- Directed by: Ashok Pandit
- Screenplay by: Raman Kumar
- Produced by: Ashok Pandit
- Starring: Raj Babbar Tarun Arora Sheen
- Cinematography: Nadeem Khan
- Edited by: Kuldip Mehan
- Music by: Nadeem-Shravan
- Release date: 7 May 2004 (India);
- Country: India
- Language: Hindi

= Sheen (film) =

Sheen (Kashmiri/Sanskrit: Snow) is a 2004 Indian Bollywood film produced and directed by Ashok Pandit. It stars Raj Babbar, Tarun Arora and Sheen in pivotal roles.The film deals with the plight of the Kashmiri Pandits, who fled their homes as refugees in the light of the Kashmir insurgency.

==Cast==
- Raj Babbar as Pandit Amarnath
- Tarun Arora as Mannu
- Samreen Zaidi as Sheen
- Anup Soni as Khalid
- Kiran Juneja as Shraddha
- Mukesh Rishi as Balwinder

==Soundtrack==
The music for the film is composed by Nadeem-Shravan.

| # | Title | Singer(s) |
|---|---|---|
| 1 | "Tum Dua Karo" | Kumar Sanu, Neerja Pandit |
| 2 | "Yeh To Kashmir Hai" | Udit Narayan, Alka Yagnik |
| 3 | "Sahara Chahiye" | Amin Sabri, Farid Sabri |
| 4 | "Aao Jannat Mein" | Kumar Sanu, Mohammed Aziz, Udit Narayan, Shreya Ghoshal, Neerja Pandit |
| 5 | "Main Ladki Kashmir Ki" | Kavita Krishnamurthy |
| 6 | "O Sanam Kuja Beri" | Sonu Nigam, Sapna Mukherjee |
| 7 | "Sheen Theme" (Instrumental) |  |

==Release and Reception==
A special screening of the film was held at Human Rights Violation Conference in Geneva on 8 April 2004. The film was released theatrically in India on 7 May 2004.

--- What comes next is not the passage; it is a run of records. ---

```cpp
template <class Gm> __device__ inline void set_link(char* nd, int act, uint32_t link) {
  using NL = NodeL<Gm>;
  ((uint16_t*)(nd + NL::OFF_LO))[act] = (uint16_t)(link & 0xffff);
// ... 29 lines not shown
  unsigned long long st = (v.path + (size_t)slot_in * v.max_depth)[lane < v.max_depth ? lane : 0];
  GEnv lenv = v.leaf_env[slot_in];
  int kind = s0.leaf_kd & 3, depth = (s0.leaf_kd >> 2) & 0x0fffffff, e0 = s0.eidx, nc = s0.node_count;
  GEnv root0 = s0.root();
  uint32_t epoch0 = s0.epoch, ins = s0.leaf_ins;
  int ridx = s0.root_idx, active0 = s0.active;
  int claim0 = -1; uint32_t cmeta0 = 0;
  if (v.ec) { const int2 c2 = ((const int2*)v.ec_claim)[slot_in]; claim0 = c2.x; cmeta0 = (uint32_t)c2.y; }
#define AZ_PIN(x) asm volatile("" : "+v"(x))
  AZ_PIN(kind); AZ_PIN(depth); AZ_PIN(e0); AZ_PIN(nc); AZ_PIN(st); AZ_PIN(root0.a); AZ_PIN(root0.b); AZ_PIN(root0.fin);
  AZ_PIN(epoch0); AZ_PIN(ins); AZ_PIN(claim0); AZ_PIN(cmeta0); AZ_PIN(lenv.a); AZ_PIN(lenv.b); AZ_PIN(lenv.fin); AZ_PIN(ridx); AZ_PIN(active0);
  const bool mine = live && !(v.fr && kind != LEAF_NONE && (!do_backup || ((s0.leaf_kd >> 30) & 1) == par));
  if (!(do_backup && mine)) kind = LEAF_NONE;
  const int nc_in = nc, ridx_in = ridx;
  const bool inrec = lane < Gm::A;
  float Pans = 0.f, Vans = 0.f;
  if (kind == LEAF_NEW) {
    Pans = e0 >= 0 ? v.Pout[(size_t)e0 * L + lane] : v.Phit[(size_t)slot_in * L + lane];
    Vans = e0 >= 0 ? v.Vout[e0] : v.Vhit[slot_in];
  }
  const bool searching = mine && (active0 & SR_ACTIVE);
  int msims = active0 >> SR_MS_SHIFT;
  int done_sims = 0, done_trav = 0;
  int n_sel = 0, n_trav = 0, n_evl = 0, n_hit = 0;
  bool retired = false, ishit = false;
  int claim = -1; uint32_t cmeta = 0;

  for (int it = 0;; ++it) {
    KArgs ka;
    {
      auto kp = __builtin_amdgcn_kernarg_segment_ptr();
      asm volatile("" : "+s"(kp));
      __builtin_memcpy(&ka, (const void*)kp, sizeof(KArgs));
    }
    const DView& v = ka.v;
    const DParams& p = ka.p;
    int slot = slot_in; asm volatile("" : "+v"(slot));
    unsigned long long* const path = v.path + (size_t)slot * v.max_depth;
    if (kind != LEAF_NONE) {
      double q = 0.0;
      bool ok = true;
      if (kind == LEAF_NEW) {
        const int idx = nc;
        if (it == 0 && v.ec && claim0 >= 0) {
          ECEnt* const ent = v.ec + claim0;
          const float Praw = inrec ? Pans : 0.f;
          const uint32_t fill = (cmeta0 & ~3u) | EC_FILLING, ready = (cmeta0 & ~3u) | EC_READY;
          int got = 0;
          if (lane == 0) got = ec_cas(&ent->meta, cmeta0, fill) ? 1 : 0;
          got = group_bcast0<L>(got, lane);
          const uint32_t px = group_xor<L>(inrec ? ec_term(Praw, lane) : 0u);
          if (got) {
            if (inrec) ec_stf(&ent->P[lane], Praw);
            if (lane == 0) { ec_stf(&ent->V, Vans); ec_st32(&ent->cs, ec_checksum(px, lenv.a, lenv.b, Vans, ready)); }
            __builtin_amdgcn_s_waitcnt(0);
            if (lane == 0) ec_st32(&ent->meta, ready);
          }
        }
        if (idx >= (v.slot_cap ? v.slot_cap[slot] : v.cap_nodes)) {
          ok = false;
          if (!p.retire) dev_fail(v, DERR_NODE_POOL);
          else {
            retired = true;
            if (lane == 0) { v.finished[slot] = 2; if (v.fr_active) atomicSub(v.fr_active, 1); }
          }
        } else {
          const uint32_t m = Gm::mask(lenv);
          float Pf = Pans;
          if (p.prior_temp != 1.0) {
            const bool av = (m >> lane) & 1;
            double res;
            if (p.prior_temp == 0.0) {
              int am = group_argmax<L>(av ? (double)Pf : -__builtin_inf(), lane);
              res = (lane == am) ? 1.0 : 0.0;
            } else {
              double pw = av ? az_pow((double)Pf, 1.0 / p.prior_temp) : 0.0;
              double sm = 0.0;
              for (int a = 0; a < Gm::A; ++a) { double t = __shfl(pw, gbase + a); if ((m >> a) & 1) sm += t; }
              res = pw / sm;
            }
            Pf = av ? (float)res : 0.f;
          }
          if (depth == 0) ridx = idx;
          char* nd = node_at<Gm>(v, slot, idx);
          const unsigned long long st_par = (depth >= 1 && depth <= L) ? __shfl(st, gbase + depth - 1) : (depth > L ? path[depth - 1] : 0ULL);
          if (lane < Gm::A) {
            *NL::stat(nd, lane) = typename NL::Stat{0.0, 0, Pf};
            ((uint16_t*)(nd + NL::OFF_LO))[lane] = 0;
          }
          if (lane == 0) {
            *(typename NL::hi_t*)(nd + NL::OFF_HI) = 0;
            unsigned long long* kk = side_at(v, slot, idx);
            kk[0] = lenv.a; kk[1] = lenv.b; kk[2] = (unsigned long long)__float_as_uint(Vans);
            const unsigned long long hk = az_hash_key(lenv.a, lenv.b);
            const unsigned long long tag = (hk >> 40) & v.tag_mask;
            v.ht[(size_t)slot * v.ht_size + ins] =
                ((unsigned long long)epoch0 << 48) | (tag << 32) | (unsigned long long)(idx + 1);
            if (depth != 0 && links_ok)
              set_link<Gm>(node_at<Gm>(v, slot, (int)(uint32_t)st_par), (int)((st_par >> 32) & 0xff), (uint32_t)(idx + 1));
          }
          nc = idx + 1;
          q = (double)Vans;
        }
      }
      if (ok) {
        for (int c = (depth - 1) / L; c >= 0 && depth > 0; --c) {
          const int k0 = c * L, kn = (depth - k0) < L ? (depth - k0) : L;
// ... 52 lines not shown
          else if (lane == 0 && links_ok) set_link<Gm>(node_at<Gm>(v, slot, pidx), pact, (uint32_t)(idx + 1));
          have = false;
        }
        if (depth >= v.max_depth) { dev_fail(v, DERR_DEPTH); kind = LEAF_NONE; break; }
        if (!have) {
          const char* nd = node_at<Gm>(v, slot, idx);
          if (inrec) { sa = *NL::stat(nd, lane); lo = ((const uint16_t*)(nd + NL::OFF_LO))[lane]; }
          hi = *(const typename NL::hi_t*)(nd + NL::OFF_HI);
        }
        const uint32_t amask = Gm::mask(env);
        const int N = sa.N;
        const float Pf = sa.P;
        const double W = sa.W;
        const int link = (int)(lo | (((hi >> (2 * lane)) & 3u) << 16));
        if (dbg && it == 0 && depth == 0) dbg[2] = __builtin_readcyclecounter() + (unsigned long long)(N & 0);
        const int Ntot = group_sum<L>(N);
        const double sqrtNtot = __builtin_sqrt((double)Ntot);
        const double Q = W / (double)(N > 1 ? N : 1);
        double Pd = (double)Pf;
        if (depth == 0 && p.eps != 0.0) Pd = (1.0 - p.eps) * Pd + p.eps * v.eta[(size_t)slot * L + lane];
        double sc = Q + p.cpuct * Pd * sqrtNtot / (double)(N + 1);
        if (!((amask >> lane) & 1)) sc = -__builtin_inf();
        int nxt = link;
        if (dbg && it == 0 && depth == 0) dbg[7] = __builtin_readcyclecounter() + (unsigned long long)(__double2loint(sc) & 0);
        const int act = group_argmax<L>(sc, lane, &nxt);
        if (dbg && it == 0 && depth == 0) dbg[8] = __builtin_readcyclecounter() + (unsigned long long)(act & 0);
        have = nxt != 0;
        if (have) {
          const char* nd = node_at<Gm>(v, slot, nxt - 1);
          if (inrec) { sa = *NL::stat(nd, lane); lo = ((const uint16_t*)(nd + NL::OFF_LO))[lane]; }
          hi = *(const typename NL::hi_t*)(nd + NL::OFF_HI);
        }
        const bool wp = Gm::white_playing(env);
        Gm::play(env, act);
        const float wr = Gm::white_reward(env);
        const int r = (int)(wp ? wr : -wr);
        const bool psw = wp != Gm::white_playing(env);
        const unsigned long long ent = (unsigned long long)(uint32_t)idx | ((unsigned long long)act << 32) |
                                       ((unsigned long long)(psw ? 1 : 0) << 40) | ((unsigned long long)(r + 1) << 41);
        if (lane == 0) path[depth] = ent;
        if (lane == depth) st = ent;
        pidx = idx; pact = act;
        if (dbg && it == 0 && depth == 0) dbg[9] = __builtin_readcyclecounter() + (env.a & 0);
        depth++;
        probe = nxt == 0;
        idx = nxt - 1;
      }
      if (dbg && it == 0) dbg[3] = __builtin_readcyclecounter();
      lenv = env;
      if (kind != LEAF_NONE) { n_sel += 1; n_trav += depth; }
      if (kind == LEAF_NEW) {
        n_evl += 1;
        if (v.ec) {
          const uint32_t ci = ec_index(env.a, env.b, v.ec_mask);
          ECEnt* const ent = v.ec + ci;
          const uint32_t m1 = ec_ld32(&ent->meta);
          const unsigned long long ka = ec_ld64(&ent->ka), kb = ec_ld64(&ent->kb);
          const float pl = inrec ? ec_ldf(&ent->P[lane]) : 0.f;
          const float vv = ec_ldf(&ent->V);
          const uint32_t cs = ec_ld32(&ent->cs);
          const uint32_t px = group_xor<L>(inrec ? ec_term(pl, lane) : 0u);
          const bool okc = (m1 & 3u) == EC_READY && (m1 >> 2) > v.ec_floor && ka == env.a && kb == env.b && cs == ec_checksum(px, ka, kb, vv, m1);
          ishit = group_bcast0<L>(okc ? 1 : 0, lane) != 0;
          if (ishit) { Pans = inrec ? pl : 0.f; Vans = vv; n_hit += 1; }
          else {
            claim = -1; cmeta = 0;
            if (lane == 0) {
              const int32_t age = (int32_t)(v.ec_seq - (m1 >> 2));
              if (m1 == 0u || (m1 & 3u) == EC_READY || age > (int32_t)EC_STALE_AFTER || (m1 >> 2) <= v.ec_floor) {
                const uint32_t mine = (v.ec_seq << 2) | EC_PENDING;
                if (ec_cas(&ent->meta, m1, mine)) { ec_st64(&ent->ka, env.a); ec_st64(&ent->kb, env.b); claim = (int)ci; cmeta = mine; }
              }
            }
          }
        }
      }
    }
    if (kind == LEAF_NONE) break;
    if (kind == LEAF_NEW && !ishit) break;
    if (!v.run_k) break;
    __threadfence_block();
  }

  const int slot = slot_in;
  SlotRec* const sr = v.sr + slot;
  if (mine && lane == 0) {
    sr->leaf_kd = kind == LEAF_NONE ? (int)LEAF_NONE : (kind | (depth << 2) | (par << 30));
    if (do_select && kind != LEAF_NONE) { v.leaf_env[slot] = lenv; sr->leaf_ins = ins; }
    if (nc != nc_in) sr->node_count = nc;
    if (ridx != ridx_in) sr->root_idx = ridx;
    if (done_sims) { sr->tot_trav += done_trav; sr->tot_sims += done_sims; }
    const int aw = retired ? 0 : ((active0 & ((1 << SR_MS_SHIFT) - 1)) | (msims << SR_MS_SHIFT));
    if (aw != active0) sr->active = aw;
  }
  if (!do_select) return;
  if (ishit && kind == LEAF_NEW) {
    v.Phit[(size_t)slot * L + lane] = Pans;
    if (lane == 0) { v.Vhit[slot] = Vans; sr->eidx = -1; }
  }
  if (dbg) dbg[4] = __builtin_readcyclecounter();

  const bool head = mine && lane == 0;
  const bool isnew = head && kind == LEAF_NEW && !ishit;
  const unsigned long long bal = __ballot(isnew);
  const bool needy = head && v.run_k && v.bg_list && (v.fr ? (do_backup && searching && !retired && kind == LEAF_NONE && msims < p_arg.nsims)
                                                           : (kind != LEAF_NONE || (searching && !retired && msims < p_arg.nsims)));
  const unsigned long long baln = __ballot(needy);
  int sims = head ? n_sel : 0, trav = head ? n_trav : 0, evl = head ? n_evl : 0, hits = head ? n_hit : 0;
#pragma unroll
  for (int o = 32; o > 0; o >>= 1) { sims += __shfl_down(sims, o); trav += __shfl_down(trav, o); evl += __shfl_down(evl, o); hits += __shfl_down(hits, o); }
  if (wl == 0) { s_need[w] = __popcll(baln); s_new[w] = __popcll(bal); s_hit[w] = hits; s_evl[w] = evl; s_sims[w] = sims; s_trav[w] = trav; }
  __syncthreads();
  if (threadIdx.x == 0) {
    const int nw = blockDim.x >> 6;
    int tot = 0, toth = 0, te = 0, ts = 0, tt = 0;
    for (int i = 0; i < nw; ++i) { tot += s_new[i]; toth += s_hit[i]; te += s_evl[i]; ts += s_sims[i]; tt += s_trav[i]; }
    s_base = tot ? atomicAdd(v.n_eval + par, tot) : 0;
    { int tn = 0; for (int i = 0; i < nw; ++i) tn += s_need[i]; s_nbase = tn ? atomicAdd(v.bg_cnt + par, tn) : 0; }
    if (ts) {
      long long* sp = v.stat + (size_t)blockIdx.x * 4;
      sp[0] += ts; sp[1] += tt; sp[2] += te; sp[3] += toth;
    }
    if (blockIdx.x == 0 && (do_backup || !v.fr)) {
      if (v.nleaf_host && do_select) __hip_atomic_store(v.nleaf_host, v.n_eval[par ^ 1], __ATOMIC_RELAXED, __HIP_MEMORY_SCOPE_SYSTEM);
// ... 430 lines not shown
```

Taran Adarsh of IndiaFM gave the film 1.5 stars out of 5, writing ″If SHEEN belongs to anyone, it's Raj Babbar who delivers a knock-out performance. The veteran seems to be in form after a long, long time and has been offered a role where he can sink his teeth into. The helplessness of a father and that of being uprooted is performed in the most convincing manner by the actor. Anoop Soni as the terrorist leaves an equally strong impression. Sheen makes a confident debut. Tarun Arora draws a blank this time around. He gets no scope at all. Kiran Juneja and Samay Pandit are adequate. On the whole, SHEEN will meet with diverse reactions - a few might empathize with the issue, while others may not really want to reopen the wounds.